▸ **What is being asked**: How many lines in the records below contain the word "float"? State that number and nothing more.

▸ **Stored items**:

»»

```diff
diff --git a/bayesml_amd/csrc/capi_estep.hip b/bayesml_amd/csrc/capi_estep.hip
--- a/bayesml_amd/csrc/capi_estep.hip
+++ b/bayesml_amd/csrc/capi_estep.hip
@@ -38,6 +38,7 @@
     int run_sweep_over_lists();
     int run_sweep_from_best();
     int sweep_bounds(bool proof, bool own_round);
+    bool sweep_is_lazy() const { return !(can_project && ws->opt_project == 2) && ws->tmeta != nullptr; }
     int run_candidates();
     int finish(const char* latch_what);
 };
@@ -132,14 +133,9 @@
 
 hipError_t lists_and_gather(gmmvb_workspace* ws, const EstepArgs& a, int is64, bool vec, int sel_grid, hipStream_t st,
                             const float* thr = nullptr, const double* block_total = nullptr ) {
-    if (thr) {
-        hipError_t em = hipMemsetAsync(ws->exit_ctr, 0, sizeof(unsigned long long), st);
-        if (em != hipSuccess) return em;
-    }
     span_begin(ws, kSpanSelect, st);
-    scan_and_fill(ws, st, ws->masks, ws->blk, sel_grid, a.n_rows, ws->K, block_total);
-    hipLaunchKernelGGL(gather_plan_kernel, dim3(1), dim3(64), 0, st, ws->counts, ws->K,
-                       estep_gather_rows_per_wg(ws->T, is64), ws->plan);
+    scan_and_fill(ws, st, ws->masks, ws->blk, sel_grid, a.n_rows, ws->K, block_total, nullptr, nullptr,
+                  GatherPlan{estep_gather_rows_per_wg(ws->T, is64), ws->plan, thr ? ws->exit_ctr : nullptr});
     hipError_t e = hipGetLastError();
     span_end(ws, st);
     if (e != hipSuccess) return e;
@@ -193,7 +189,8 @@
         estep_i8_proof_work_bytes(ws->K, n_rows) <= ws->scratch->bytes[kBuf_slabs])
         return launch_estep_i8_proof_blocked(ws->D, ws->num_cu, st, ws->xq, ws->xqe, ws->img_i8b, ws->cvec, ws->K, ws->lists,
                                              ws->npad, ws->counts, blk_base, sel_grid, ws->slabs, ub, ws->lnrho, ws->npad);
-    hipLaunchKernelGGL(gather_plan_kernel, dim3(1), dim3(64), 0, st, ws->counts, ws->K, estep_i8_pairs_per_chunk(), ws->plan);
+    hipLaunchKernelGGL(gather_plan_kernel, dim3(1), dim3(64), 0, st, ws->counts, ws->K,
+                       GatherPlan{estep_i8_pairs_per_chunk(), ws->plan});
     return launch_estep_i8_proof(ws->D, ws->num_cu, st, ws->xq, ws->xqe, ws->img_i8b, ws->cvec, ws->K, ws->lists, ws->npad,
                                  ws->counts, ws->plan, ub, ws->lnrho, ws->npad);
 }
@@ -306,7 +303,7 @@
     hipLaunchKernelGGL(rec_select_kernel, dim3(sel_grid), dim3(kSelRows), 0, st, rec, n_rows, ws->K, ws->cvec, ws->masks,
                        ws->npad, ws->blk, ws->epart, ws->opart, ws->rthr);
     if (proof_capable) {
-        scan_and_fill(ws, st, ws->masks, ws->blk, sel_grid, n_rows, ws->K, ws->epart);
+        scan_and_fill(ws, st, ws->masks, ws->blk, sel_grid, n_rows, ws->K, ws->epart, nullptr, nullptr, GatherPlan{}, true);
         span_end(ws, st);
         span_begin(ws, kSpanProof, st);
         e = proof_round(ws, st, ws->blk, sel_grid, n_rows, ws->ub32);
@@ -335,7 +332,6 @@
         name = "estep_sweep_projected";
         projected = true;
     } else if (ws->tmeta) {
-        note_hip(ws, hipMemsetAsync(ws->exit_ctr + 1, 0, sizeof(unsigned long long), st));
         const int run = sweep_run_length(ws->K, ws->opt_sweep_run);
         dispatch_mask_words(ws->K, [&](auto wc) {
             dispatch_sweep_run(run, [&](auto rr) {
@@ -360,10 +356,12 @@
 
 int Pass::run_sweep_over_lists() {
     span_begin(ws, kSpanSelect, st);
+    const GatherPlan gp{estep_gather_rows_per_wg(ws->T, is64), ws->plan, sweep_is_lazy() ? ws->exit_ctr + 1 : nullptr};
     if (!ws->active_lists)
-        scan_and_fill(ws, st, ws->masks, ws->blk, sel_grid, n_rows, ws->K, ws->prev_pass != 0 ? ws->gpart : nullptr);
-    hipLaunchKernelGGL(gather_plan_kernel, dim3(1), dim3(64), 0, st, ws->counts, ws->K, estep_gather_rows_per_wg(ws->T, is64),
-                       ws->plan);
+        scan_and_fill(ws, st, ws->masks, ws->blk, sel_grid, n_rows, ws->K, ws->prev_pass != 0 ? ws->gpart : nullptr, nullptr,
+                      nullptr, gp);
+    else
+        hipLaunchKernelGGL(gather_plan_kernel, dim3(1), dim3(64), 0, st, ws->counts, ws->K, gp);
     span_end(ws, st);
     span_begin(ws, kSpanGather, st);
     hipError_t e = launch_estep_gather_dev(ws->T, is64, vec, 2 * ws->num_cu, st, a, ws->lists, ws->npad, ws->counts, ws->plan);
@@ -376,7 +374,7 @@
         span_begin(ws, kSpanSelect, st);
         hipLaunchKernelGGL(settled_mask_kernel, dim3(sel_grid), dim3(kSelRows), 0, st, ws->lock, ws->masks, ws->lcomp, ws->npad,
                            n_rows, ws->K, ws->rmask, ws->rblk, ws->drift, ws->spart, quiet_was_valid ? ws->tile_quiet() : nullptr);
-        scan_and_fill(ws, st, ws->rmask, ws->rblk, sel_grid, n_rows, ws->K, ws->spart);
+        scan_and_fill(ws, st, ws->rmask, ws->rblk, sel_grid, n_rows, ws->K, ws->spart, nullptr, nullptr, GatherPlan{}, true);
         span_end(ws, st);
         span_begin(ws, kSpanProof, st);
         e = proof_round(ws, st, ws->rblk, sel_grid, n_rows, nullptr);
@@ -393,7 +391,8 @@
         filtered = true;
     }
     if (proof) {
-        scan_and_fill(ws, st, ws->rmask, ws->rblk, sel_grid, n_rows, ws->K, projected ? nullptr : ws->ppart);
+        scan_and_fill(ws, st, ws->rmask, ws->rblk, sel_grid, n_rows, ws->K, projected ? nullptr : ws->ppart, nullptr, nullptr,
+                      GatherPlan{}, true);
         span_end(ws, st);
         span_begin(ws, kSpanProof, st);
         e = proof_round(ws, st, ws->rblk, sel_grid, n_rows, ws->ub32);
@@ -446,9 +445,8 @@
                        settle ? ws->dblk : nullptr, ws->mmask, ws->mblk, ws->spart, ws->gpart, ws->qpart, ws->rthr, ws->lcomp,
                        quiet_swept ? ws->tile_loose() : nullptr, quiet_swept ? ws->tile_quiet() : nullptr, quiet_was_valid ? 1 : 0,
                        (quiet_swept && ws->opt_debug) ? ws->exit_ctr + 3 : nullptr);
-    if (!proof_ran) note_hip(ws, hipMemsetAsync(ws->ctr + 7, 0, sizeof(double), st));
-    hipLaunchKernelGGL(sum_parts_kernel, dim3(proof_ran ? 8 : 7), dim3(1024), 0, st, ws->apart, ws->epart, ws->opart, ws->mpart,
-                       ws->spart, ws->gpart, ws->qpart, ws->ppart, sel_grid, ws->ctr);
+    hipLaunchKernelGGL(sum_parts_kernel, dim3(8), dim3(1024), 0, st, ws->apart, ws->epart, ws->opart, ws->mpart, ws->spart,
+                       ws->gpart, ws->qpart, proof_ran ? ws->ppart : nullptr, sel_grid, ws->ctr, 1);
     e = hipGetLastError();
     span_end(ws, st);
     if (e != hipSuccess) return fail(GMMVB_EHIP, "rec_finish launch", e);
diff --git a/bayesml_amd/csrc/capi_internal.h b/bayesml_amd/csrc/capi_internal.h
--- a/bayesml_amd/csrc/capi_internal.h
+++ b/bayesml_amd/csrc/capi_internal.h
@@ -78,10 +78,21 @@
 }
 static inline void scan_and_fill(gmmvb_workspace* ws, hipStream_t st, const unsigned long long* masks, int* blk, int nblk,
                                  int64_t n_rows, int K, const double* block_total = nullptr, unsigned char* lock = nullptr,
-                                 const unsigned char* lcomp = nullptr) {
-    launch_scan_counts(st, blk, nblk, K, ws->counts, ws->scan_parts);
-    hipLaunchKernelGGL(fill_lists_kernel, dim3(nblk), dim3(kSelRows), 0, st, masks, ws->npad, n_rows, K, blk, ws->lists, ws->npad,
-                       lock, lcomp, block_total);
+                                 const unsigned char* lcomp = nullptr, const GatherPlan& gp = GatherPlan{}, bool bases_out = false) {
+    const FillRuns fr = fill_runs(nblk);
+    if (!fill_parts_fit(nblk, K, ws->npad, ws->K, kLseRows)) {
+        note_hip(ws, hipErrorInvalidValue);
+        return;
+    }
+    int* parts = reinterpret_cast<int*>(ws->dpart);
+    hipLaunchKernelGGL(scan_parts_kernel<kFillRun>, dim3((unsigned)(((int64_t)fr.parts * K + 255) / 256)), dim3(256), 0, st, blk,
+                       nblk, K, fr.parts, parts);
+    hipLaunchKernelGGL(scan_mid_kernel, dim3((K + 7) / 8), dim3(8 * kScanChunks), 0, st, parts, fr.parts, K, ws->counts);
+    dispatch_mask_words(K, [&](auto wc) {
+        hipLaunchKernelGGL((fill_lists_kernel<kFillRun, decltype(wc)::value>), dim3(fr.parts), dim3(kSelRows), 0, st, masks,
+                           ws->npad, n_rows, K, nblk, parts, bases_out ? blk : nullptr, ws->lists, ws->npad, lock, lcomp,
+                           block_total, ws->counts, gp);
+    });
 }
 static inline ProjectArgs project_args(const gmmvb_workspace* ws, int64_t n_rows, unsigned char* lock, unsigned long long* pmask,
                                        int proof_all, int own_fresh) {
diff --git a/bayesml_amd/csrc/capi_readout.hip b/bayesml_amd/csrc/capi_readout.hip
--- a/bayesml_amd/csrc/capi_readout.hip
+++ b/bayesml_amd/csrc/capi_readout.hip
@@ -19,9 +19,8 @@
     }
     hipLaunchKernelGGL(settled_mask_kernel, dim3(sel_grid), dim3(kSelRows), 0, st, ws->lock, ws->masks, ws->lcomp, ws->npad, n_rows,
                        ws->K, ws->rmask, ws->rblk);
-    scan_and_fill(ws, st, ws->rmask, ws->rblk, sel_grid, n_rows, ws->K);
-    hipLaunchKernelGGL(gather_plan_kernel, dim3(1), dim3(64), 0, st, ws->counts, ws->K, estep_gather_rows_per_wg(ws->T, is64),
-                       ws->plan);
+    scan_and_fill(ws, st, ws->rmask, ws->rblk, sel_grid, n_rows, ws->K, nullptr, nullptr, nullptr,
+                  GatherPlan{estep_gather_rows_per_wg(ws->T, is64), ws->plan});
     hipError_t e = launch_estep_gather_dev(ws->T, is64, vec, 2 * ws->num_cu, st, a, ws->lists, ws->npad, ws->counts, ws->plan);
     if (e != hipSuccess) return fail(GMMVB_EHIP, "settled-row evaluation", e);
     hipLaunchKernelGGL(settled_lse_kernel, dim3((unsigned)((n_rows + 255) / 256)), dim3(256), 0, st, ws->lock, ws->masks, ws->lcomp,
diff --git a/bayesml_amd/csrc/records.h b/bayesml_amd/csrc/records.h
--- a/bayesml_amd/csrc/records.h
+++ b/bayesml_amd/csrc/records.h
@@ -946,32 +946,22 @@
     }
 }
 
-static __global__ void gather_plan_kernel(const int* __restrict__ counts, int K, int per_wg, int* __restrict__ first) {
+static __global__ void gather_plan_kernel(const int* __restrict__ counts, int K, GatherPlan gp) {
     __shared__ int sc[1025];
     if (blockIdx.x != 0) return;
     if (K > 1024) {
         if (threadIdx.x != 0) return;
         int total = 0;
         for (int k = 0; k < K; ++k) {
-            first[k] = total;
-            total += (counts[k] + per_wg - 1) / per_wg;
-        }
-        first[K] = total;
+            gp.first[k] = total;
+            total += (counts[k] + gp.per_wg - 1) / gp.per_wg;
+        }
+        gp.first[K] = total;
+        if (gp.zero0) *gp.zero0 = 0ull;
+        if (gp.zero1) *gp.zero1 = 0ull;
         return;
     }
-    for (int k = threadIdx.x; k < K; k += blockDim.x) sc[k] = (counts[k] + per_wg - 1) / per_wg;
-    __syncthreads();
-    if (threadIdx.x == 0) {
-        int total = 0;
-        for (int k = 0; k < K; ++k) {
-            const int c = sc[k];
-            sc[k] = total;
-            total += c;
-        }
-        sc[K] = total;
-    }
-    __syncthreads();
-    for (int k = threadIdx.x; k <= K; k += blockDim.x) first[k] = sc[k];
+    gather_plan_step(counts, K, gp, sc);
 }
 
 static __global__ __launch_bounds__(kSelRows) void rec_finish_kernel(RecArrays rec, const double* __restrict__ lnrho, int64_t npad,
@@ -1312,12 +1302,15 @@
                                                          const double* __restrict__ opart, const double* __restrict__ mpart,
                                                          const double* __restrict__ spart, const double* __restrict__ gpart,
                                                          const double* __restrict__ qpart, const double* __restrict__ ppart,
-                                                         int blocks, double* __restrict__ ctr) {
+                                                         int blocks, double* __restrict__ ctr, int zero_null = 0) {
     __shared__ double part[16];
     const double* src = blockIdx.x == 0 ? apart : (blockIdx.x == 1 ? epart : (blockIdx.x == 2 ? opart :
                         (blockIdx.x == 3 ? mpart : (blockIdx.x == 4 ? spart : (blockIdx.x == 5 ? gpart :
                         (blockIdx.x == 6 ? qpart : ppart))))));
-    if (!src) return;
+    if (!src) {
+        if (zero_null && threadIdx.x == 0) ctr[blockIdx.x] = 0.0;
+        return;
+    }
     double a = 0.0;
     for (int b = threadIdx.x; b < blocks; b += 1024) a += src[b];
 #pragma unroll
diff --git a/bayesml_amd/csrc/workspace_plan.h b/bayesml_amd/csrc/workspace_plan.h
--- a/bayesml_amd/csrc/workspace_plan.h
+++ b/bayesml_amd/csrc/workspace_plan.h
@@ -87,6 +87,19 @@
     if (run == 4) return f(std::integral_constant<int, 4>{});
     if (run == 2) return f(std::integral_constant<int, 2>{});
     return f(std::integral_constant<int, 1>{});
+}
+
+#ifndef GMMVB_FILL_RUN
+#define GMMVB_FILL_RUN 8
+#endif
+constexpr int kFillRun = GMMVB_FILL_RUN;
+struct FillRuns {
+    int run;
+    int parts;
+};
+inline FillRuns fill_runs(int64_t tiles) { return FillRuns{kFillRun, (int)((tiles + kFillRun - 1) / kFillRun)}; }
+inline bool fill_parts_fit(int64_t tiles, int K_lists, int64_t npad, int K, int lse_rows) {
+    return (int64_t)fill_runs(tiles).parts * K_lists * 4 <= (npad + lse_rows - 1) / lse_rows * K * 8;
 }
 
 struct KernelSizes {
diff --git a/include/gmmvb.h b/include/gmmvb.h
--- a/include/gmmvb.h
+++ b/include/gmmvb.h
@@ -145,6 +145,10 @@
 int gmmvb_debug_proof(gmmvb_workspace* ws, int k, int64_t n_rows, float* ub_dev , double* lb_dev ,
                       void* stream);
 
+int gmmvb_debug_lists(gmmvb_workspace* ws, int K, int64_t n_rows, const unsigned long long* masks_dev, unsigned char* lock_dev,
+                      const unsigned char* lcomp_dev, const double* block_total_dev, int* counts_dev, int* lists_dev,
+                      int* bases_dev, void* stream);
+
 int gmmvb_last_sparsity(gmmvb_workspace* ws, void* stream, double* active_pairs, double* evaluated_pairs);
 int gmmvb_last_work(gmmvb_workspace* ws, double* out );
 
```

««

▸ **Answer to this problem**: 2